Note that this a contrived example and that it is best to use context managers to make sure that files are closed when you are finished with them.

2018-12-18 Advent of code

The results of the first puzzle (as written tests-first) is in the advent_of_code directory.

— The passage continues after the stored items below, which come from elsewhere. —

template <int FAM, int LANES, int CHR = 0, bool SECTIONS_ONLY = false, bool ONE = false,
          int WPE = ((FAM == FAM_CYLT || !ONE) ? 2 : 3)>
__global__ __launch_bounds__(64 * REFINE_WAVES) __attribute__((amdgpu_waves_per_eu(WPE, WPE)))
void refine_kernel(ShootDev P, es_root_table tab, double* d_lo, double* d_hi, const int* __restrict__ d_n, int n_max,
                   int n_rounds, int n_polish, double tol_percent) {
  const int n = es_count(d_n, n_max);
  if ((int)(blockIdx.x * REFINE_WAVES * (64 / LANES)) >= n) return;
  constexpr int GROUPS = 64 / LANES;
  constexpr int WTBL = GROUPS * (2 * (CHR > 0 ? CHR : 1) + 1) * FamTraits<FAM>::NE;
  __shared__ double es_point_lds[CHR > 0 ? REFINE_WAVES * WTBL : FamTraits<FAM>::NB * (2 * es_shoot_shared::CH + 1)];
  const int lane = threadIdx.x & 63;
  const int g = lane / LANES, j = lane % LANES;
  const int i = (blockIdx.x * REFINE_WAVES + ((int)threadIdx.x >> 6)) * GROUPS + g;
  const bool in = i < n;
  const double k = in ? tab.d_k[i] : 1.0;
  double lo = in ? tab.d_w_lo[i] : 1.0;
  double hi = in ? tab.d_w_hi[i] : 2.0;
  double flo = in ? d_lo[i] : 1.0;
  double fhi = in ? d_hi[i] : -1.0;
  const double frac = (double)(j + 1) / (double)(LANES + 1);
  double D = 0.0, rel = 0.0; uint8_t st = 0;
  double root = lo;
  const int n_final = (n_polish > 0) ? n_polish : (n_polish == 0 ? 1 : 0);
  const int n_it = ONE ? 1 : n_rounds + n_final;
  for (int it = 0; it < n_it; ++it) {
    const bool section = ONE ? true : it < n_rounds;
    double x;
    if (section) {
      x = lo + (hi - lo) * frac;
    } else if (n_polish > 0) {
      x = lo - flo * (hi - lo) / (fhi - flo);
      if (!(x > lo && x < hi)) x = (x == x) ? ((fabs(flo) <= fabs(fhi)) ? lo : hi) : lo + (hi - lo) * 0.5;
    } else {
      x = lo + (hi - lo) * 0.5;
    }
    if (CHR > 0) shoot_point_wavegroup<FAM, (CHR > 0 ? CHR : 1), GROUPS>(P, k, x, D, rel, st, es_point_lds + ((int)threadIdx.x >> 6) * WTBL);
    else if (SECTIONS_ONLY) shoot_point<FAM, false>(P, k, x, x, D, rel, st, es_point_lds);
    else shoot_point<FAM>(P, k, x, x, D, rel, st, es_point_lds);
    if (section) {
      const bool diff = (D * flo < 0.0);
      const unsigned long long bal = __ballot(diff);
      const unsigned long long bits = (LANES == 64) ? bal : ((bal >> (LANES * g)) & ((1ull << (LANES & 63)) - 1ull));
      const int first = bits ? (__ffsll((long long)bits) - 1) : LANES;
      const int src_hi = g * LANES + (first < LANES ? first : LANES - 1);
      const int src_lo = g * LANES + (first > 0 ? first - 1 : 0);
      const double x_hi = __shfl(x, src_hi), d_hi_new = __shfl(D, src_hi);
      const double x_lo = __shfl(x, src_lo), d_lo_new = __shfl(D, src_lo);
      if (first < LANES) { hi = x_hi; fhi = d_hi_new; }
      if (first > 0) { lo = x_lo; flo = (d_lo_new == d_lo_new) ? d_lo_new : flo; }
    } else {
      root = x;
      if (n_polish > 0) {
        if (D * flo < 0.0) { hi = x; fhi = D; } else if (D == D) { lo = x; flo = D; }
      }
    }
  }
  if (in && j == 0) {
    tab.d_w_lo[i] = lo;
    tab.d_w_hi[i] = hi;
    if (n_polish < 0) {
      d_lo[i] = flo;
      d_hi[i] = fhi;
    } else {
      tab.d_w[i] = root;
      tab.d_resid[i] = rel;
      tab.d_flag[i] = (st == ES_PT_OK && rel < tol_percent) ? 1 : 0;
    }
  }
}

2019-01-15 Datetime overview

The following code was used as a demo of modules, classes and timedelta.

import datetime as dt

def my_function():
    print('hello from my function in {}'.format(__file__))
    
class MyClass(object):
    def __init__(self, name, date_of_birth):
        self.name = name
        self.date_of_birth = dt.datetime.strptime(date_of_birth, '%Y-%m-%d')
    
    def show_info(self):
        print('{} was born on {}'.format(self.name, self.date_of_birth))
    
    def show_age(self):
        age = dt.datetime.now() - self.date_of_birth
        age_years = age.days / 365
        print('{} is {:.1f} years old'.format(self.name, age_years))

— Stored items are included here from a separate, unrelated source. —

class Pipeline:

    def __init__(self, n_streams: int, scanreg=None, odom=None, mapping=None):
        self._f = _cfg(ScanRegConfig, "loamx_scanreg_default_config", **(scanreg or {}))
        self._o = _cfg(OdomConfig, "loamx_odom_default_config", **(odom or {}))
        self._m = _cfg(MapConfig, "loamx_map_default_config", **(mapping or {}))
        L = lib()
        L.loamx_pipeline_create.restype = C.c_void_p
        L.loamx_pipeline_stream.restype = C.c_void_p
        self.h = C.c_void_p(L.loamx_pipeline_create(C.byref(self._f), C.byref(self._o), C.byref(self._m), n_streams))
        if not self.h:
            raise LoamxError(E_INVALID, L.loamx_last_error().decode())
        self.n_streams = n_streams
        self._sizes = None

    def close(self):
        if getattr(self, "h", None):
            lib().loamx_pipeline_destroy(self.h)
            self.h = None

    __del__ = close

    def set_frozen(self, corner_map, surf_map):
        c, s = as_points(corner_map), as_points(surf_map)
        cc, sc = cloud_of(c), cloud_of(s)
        _check(lib().loamx_pipeline_set_frozen(self.h, C.byref(cc), C.byref(sc)))

    def set_frozen_device(self, d_corner_ptr, n_corner, d_surf_ptr, n_surf):
        _check(lib().loamx_pipeline_set_frozen_device(self.h, C.c_void_p(d_corner_ptr), n_corner, C.c_void_p(d_surf_ptr), n_surf))

    def stage_frozen_device(self, d_corner_ptr, n_corner, d_surf_ptr, n_surf, wait_event: int = 0):
        _check(lib().loamx_pipeline_stage_frozen_device(self.h, C.c_void_p(d_corner_ptr), n_corner, C.c_void_p(d_surf_ptr), n_surf,
                                                        C.c_void_p(wait_event or None)))

    def stage_frozen(self, corner_map, surf_map):
        cm, sm = as_points(corner_map), as_points(surf_map)
        cc, sc = cloud_of(cm), cloud_of(sm)
        _check(lib().loamx_pipeline_stage_frozen(self.h, C.byref(cc), C.byref(sc)))

    def swap_frozen(self) -> bool:
        return _check(lib().loamx_pipeline_swap_frozen(self.h)) == OK

    def set_state(self, stream, transform=None, transform_sum=None, bef=None, aft=None):
        def p(a):
            if a is None:
                return None
            a = np.ascontiguousarray(a, np.float32)
            keep.append(a)
            return a.ctypes.data_as(C.c_void_p)
        keep = []
        _check(lib().loamx_pipeline_set_state(self.h, stream, p(transform), p(transform_sum), p(bef), p(aft)))

    def upload(self, sweeps):
        n_steps = len(sweeps)
        ns = self.n_streams
        pts, rings = [], []
        for t in range(n_steps):
            assert len(sweeps[t]) == ns
            for s in range(ns):
                pts.append(as_points(sweeps[t][s][0]))
                rings.append(np.ascontiguousarray(sweeps[t][s][1], np.uint32))
        CA = (Cloud * len(pts))(*[cloud_of(a) for a in pts])
        RP = (C.c_void_p * len(pts))(*[r.ctypes.data for r in rings])
        NR = (C.c_uint32 * len(pts))(*[len(r) for r in rings])
        _check(lib().loamx_pipeline_upload(self.h, n_steps, CA, RP, NR))
        self._sizes = [len(a) for a in pts]

    def stage_step(self, t: int, sweeps_t):
        ns = self.n_streams
        assert len(sweeps_t) == ns
        pts = [as_points(sweeps_t[s][0]) for s in range(ns)]
        rings = [np.ascontiguousarray(sweeps_t[s][1], np.uint32) for s in range(ns)]
        CA = (Cloud * ns)(*[cloud_of(a) for a in pts])
        RP = (C.c_void_p * ns)(*[r.ctypes.data for r in rings])
        NR = (C.c_uint32 * ns)(*[len(r) for r in rings])
        _check(lib().loamx_pipeline_stage_step(self.h, t, CA, RP, NR))
        if not hasattr(self, "_staged"):
            self._staged = {}
        self._staged[t % 8] = (pts, rings, CA, RP, NR)

    def stage_step_raw(self, t: int, raws, sensor="VLP-16", mapper=None, scan_times=None):
        ns = self.n_streams
        assert len(raws) == ns
        arrs = [np.ascontiguousarray(r, np.float32).reshape(-1, 3) for r in raws]
        m = MultiScanMapper()
        if mapper is None:
            _check(lib().loamx_multiscan_mapper_preset(sensor.encode(), C.byref(m)))
        else:
            m.lower_bound_deg, m.upper_bound_deg, m.n_scan_rings = float(mapper[0]), float(mapper[1]), int(mapper[2])
        PP = (C.c_void_p * ns)(*[a.ctypes.data if len(a) else None for a in arrs])
        CN = (C.c_uint32 * ns)(*[len(a) for a in arrs])
        st = (C.c_double * ns)(*[float(x) for x in scan_times]) if scan_times is not None else None
        _check(lib().loamx_pipeline_stage_step_raw(self.h, t, PP, CN, 12, C.byref(m), st))
        if not hasattr(self, "_staged"):
            self._staged = {}
        self._staged[t % 8] = (arrs, PP, CN, st)

    def update_imu(self, stream: int, stamp, roll, pitch, yaw, acc):
        a = np.ascontiguousarray(acc, np.float32)
        _check(lib().loamx_pipeline_update_imu(self.h, stream, C.c_double(stamp), C.c_float(roll), C.c_float(pitch), C.c_float(yaw),
                                               a.ctypes.data_as(C.c_void_p)))

    def enable_async_downloads(self):
        _check(lib().loamx_pipeline_enable_async_downloads(self.h))

    def download_step_async(self, outs):
        CA = (Cloud * len(outs))(*[cloud_of(a) for a in outs])
        _check(lib().loamx_pipeline_download_step_async(self.h, CA, len(outs)))
        self._dl_keep = (outs, CA)
        return [int(CA[k].count) for k in range(len(outs))]

    def wait_downloads(self):
        _check(lib().loamx_pipeline_wait_downloads(self.h))

    def download_counts(self):
        c = (C.c_uint64 * 2)()
        _check(lib().loamx_pipeline_download_counts(self.h, c))
        return int(c[0]), int(c[1])

    def step(self, t: int):
        return _check(lib().loamx_pipeline_step(self.h, t))

    def get(self, stream: int):
        tr, ts, aft = (np.zeros(6, np.float32) for _ in range(3))
        st = (C.c_int * 8)()
        _check(lib().loamx_pipeline_get(self.h, stream, tr.ctypes.data_as(C.c_void_p), ts.ctypes.data_as(C.c_void_p),
                                        aft.ctypes.data_as(C.c_void_p), st))
        keys = ("odom_iterations", "odom_sel", "map_iterations", "map_sel", "corner_ds", "surf_ds", "degenerate", "mapped")
        return tr, ts, aft, dict(zip(keys, (int(v) for v in st)))

    def download_full_res(self, slot: int, n: int):
        out = np.zeros((n, 4), np.float32)
        c = cloud_of(out)
        _check(lib().loamx_pipeline_download_full_res(self.h, slot, C.byref(c)))
        return out[:c.count]

    def last_clouds(self, stream: int, capacity: int):
        c, s = np.zeros((max(capacity, 1), 4), np.float32), np.zeros((max(capacity, 1), 4), np.float32)
        cc, sc = cloud_of(c), cloud_of(s)
        _check(lib().loamx_pipeline_download_last_clouds(self.h, stream, C.byref(cc), C.byref(sc)))
        return c[:cc.count].copy(), s[:sc.count].copy()

    def set_lookahead(self, on: bool):
        _check(lib().loamx_pipeline_set_lookahead(self.h, 1 if on else 0))

    def lookahead_depth(self) -> int:
        return int(lib().loamx_pipeline_lookahead_depth(self.h))

    def drain_lookahead(self):
        last = C.c_int(-1)
        _check(lib().loamx_pipeline_drain_lookahead(self.h, C.byref(last)))
        return int(last.value)

    def set_timing(self, on, per_launch: bool = True):
        _check(lib().loamx_pipeline_set_timing(self.h, (1 if per_launch else 2) if on else 0))

    def timing(self):
        ms = (C.c_float * 4)()
        rms = (C.c_float * 4)()
        cnt = (C.c_uint64 * 4)()
        _check(lib().loamx_pipeline_get_timing(self.h, ms, rms, cnt))
        return dict(features_ms=ms[0], odometry_ms=ms[1], registration_ms=ms[2], step_ms=ms[3], reg_run_ms=rms[0],
                    residual_ms=rms[1], residual_launches=int(cnt[0]), query_iterations=int(cnt[1]), queries=int(cnt[2]))

    def odom_launch_timing(self):
        ms = (C.c_double * 4)()
        cnt = (C.c_uint64 * 7)()
        _check(lib().loamx_pipeline_get_odom_launch_timing(self.h, ms, cnt))
        return dict(lm_ms=ms[0], lm_noop_ms=ms[1], corr_ms=ms[2], corr_noop_ms=ms[3], lm_launches=int(cnt[0]), lm_noop_launches=int(cnt[1]),
                    lm_iterations=int(cnt[2]), corr_launches=int(cnt[3]), corr_noop_launches=int(cnt[4]), lm_bytes=int(cnt[5]),
                    corr_features=int(cnt[6]))

    @property
    def stream(self) -> int:
        return int(lib().loamx_pipeline_stream(self.h) or 0)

2019-02-26 String methods, find replace and regular expressions

All string objects have useful methods built-in.

message = "Hello world"
type(message)
dir(message)
message.upper()
message.lower()
message_caps = message.upper()
message.split()
message.startswith('H')
message.lower().startswith('h')

Simple find and replace:

message.find('World')
message.replace('world', 'Charlie')

Regular expressions can match text patterns, but can be tricky to use. Pythex website helps test them. Regular expressions can also do search and replace.

Links:

Contact data example:

contacts = """A Geologist, 0131 650 0260, [email protected], EH14 4AP
S Developer, 0131 650 5432, [email protected], M1 1AA
T ypoMess, 01316506666, [email protected], sw1x 4qq"""
print(contacts)

Try to match phone numbers, email addresses and postcodes.

Pythex examples:

Python returns matched data as groups:

import re
match = re.search(r'(\d{4} ?\d{3} ?\d{4})')
match.groups()

Regular expressions can be used for find and replace, e.g. replace all phone numbers with the switchboard.

re.sub(r'\d{4} ?\d{3} ?\d{4}', '0131 650 1000', contacts)

2019-04-03: Hawaii plotting

Attempt to reproduce official Hawaii CO2 plot with Pandas and Matplotlib. See partial solution at ./edinburgh_materials/hawaii-plot.py.